Task prompt
Can you pull out each line of the data below that includes the word "descriptor"?

[Data extracted from a collection]

---

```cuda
int ctgb_reduce_single(const int64_t* desc, const void* X, void* out, void* stream) {
  if (!desc) return fail(CTGB_E_VALUE, "null descriptor");
  cudaStream_t st = (cudaStream_t)stream;
  int64_t* d = nullptr;
  CUDA_TRY(cudaMallocAsync((void**)&d, SDESC_WORDS * sizeof(int64_t), st));
  CUDA_TRY(cudaMemcpyAsync(d, desc, SDESC_WORDS * sizeof(int64_t), cudaMemcpyHostToDevice, st));
  int rc = launch_single(desc, d, X, out, st);
  cudaFreeAsync(d, st);
  return rc;
}

int ctgb_plan_create(const ctgb_plan_desc* pd, ctgb_plan** out) {
  if (!pd || !out) return fail(CTGB_E_VALUE, "null argument");
  const size_t es = elem_size(pd->dtype);
  if (es == 0) return fail(CTGB_E_VALUE, "bad dtype");
// ... 14 lines not shown
    const ctgb_node& n = pd->nodes[i];
    auto& q = p->nodes[i];
    q.kind = n.kind;
    q.a = n.a;
    q.b = n.b;
    q.c = n.c;
    q.phase = n.phase;
    q.zero_fill = n.zero_fill;
    q.is_root = n.is_root;
    const int words = n.kind == 0 ? (int)DESC_WORDS : (int)SDESC_WORDS;
    const int64_t magic = n.kind == 0 ? DESC_MAGIC : SDESC_MAGIC;
    if (n.kind < 0 || n.kind > 1 || !n.desc || n.desc[0] != magic) return refuse("bad node descriptor");
    if (n.phase < 0 || n.phase > 3) return refuse("bad node phase");
    auto bad = [&](int t) { return t < 0 || t >= pd->n_tensors; };
    if (bad(n.a) || bad(n.c) || (n.kind == 0 && bad(n.b))) return refuse("node refers to a missing tensor");
    p->backward |= n.phase >= 2;
    if (n.is_root) p->root = i;
    if (n.kind == 0 && (n.desc[W_FLAGS] & FLAG_WIDE_C)) {
      if (!n.is_root || pd->strip_exponent) return refuse("a wide C belongs to the root of an unstripped plan");
      p->wide_desc = true;
    }
    q.desc_off = p->descs.size();
    p->descs.insert(p->descs.end(), n.desc, n.desc + words);
    q.c_elems = p->tensors[n.c].nbytes / (int64_t)es;
    if (pd->strip_exponent && n.kind == 0) {
      const int64_t* w = n.desc;
      q.measure_after = w[W_SPLITK] > 1 || w[W_VARIANT] == VAR_DOTSTREAM || w[W_VARIANT] == VAR_DOTSTREAM4;
      q.measure_after |= w[W_VARIANT] == VAR_KRED;
      q.measure_after |= (w[W_VARIANT] == VAR_TC05_128x64 || w[W_VARIANT] == VAR_TC05_128x32 ||
                          w[W_VARIANT] == VAR_TC05_128x16) &&
// ... 216 lines not shown
        char* base = under(tb);
        if (int r = scale_copy(p->dtype, base, p->d_bscale, tb.nbytes / (int64_t)es, p->d_factors + n.fa,
                               p->d_factors + n.fb, st))
          return r;
        B = p->d_bscale + (B - base);
      }
      if (n.prescale_a) {
        const ctgb_plan::Tensor& ta = p->tensors[n.a];
        char* base = under(ta);
        const double* one = p->d_factors + p->tensors.size() + 1;
        if (int r = scale_copy(p->dtype, base, p->d_bscale, ta.nbytes / (int64_t)es, p->d_factors + n.fa,
                               n.fb >= 0 ? p->d_factors + n.fb : one, st))
          return r;
        A = p->d_bscale + (A - base);
      }
      if (int r = launch_node(n.kind, h, d, A, B, C, st)) return r;
      if (n.measure_after) {
        if (int r = absmax_into(p->dtype, C, n.c_elems, (unsigned long long*)(p->d_factors + n.c), st)) return r;
      }
      if (p->profile) cudaEventRecord(p->ev1[ni], st);
    }
    return CTGB_OK;
  };

  if (p->strip_exponent && p->n_inv_slots > 0) {
    reset_slots_kernel<<<1, 256, 0, st>>>(p->d_factors, p->d_slot_lists + p->n_var_slots, p->n_inv_slots);
    g_launches.fetch_add(1, std::memory_order_relaxed);
  }
  if ((rc = run_phase(0, 0))) return rc;
  if (p->strip_exponent) {
    sum_log_kernel<<<1, 256, 0, st>>>(p->d_factors, p->d_slot_lists + p->n_var_slots, p->n_inv_slots, d_inv_exp,
// ... 106 lines not shown
```

### cotengra_b200/csrc/gett_desc.h

```cpp
#pragma once
#include <stdint.h>

namespace ctgb {
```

---

Result for this task
  if (!desc) return fail(CTGB_E_VALUE, "null descriptor");
    if (n.kind < 0 || n.kind > 1 || !n.desc || n.desc[0] != magic) return refuse("bad node descriptor");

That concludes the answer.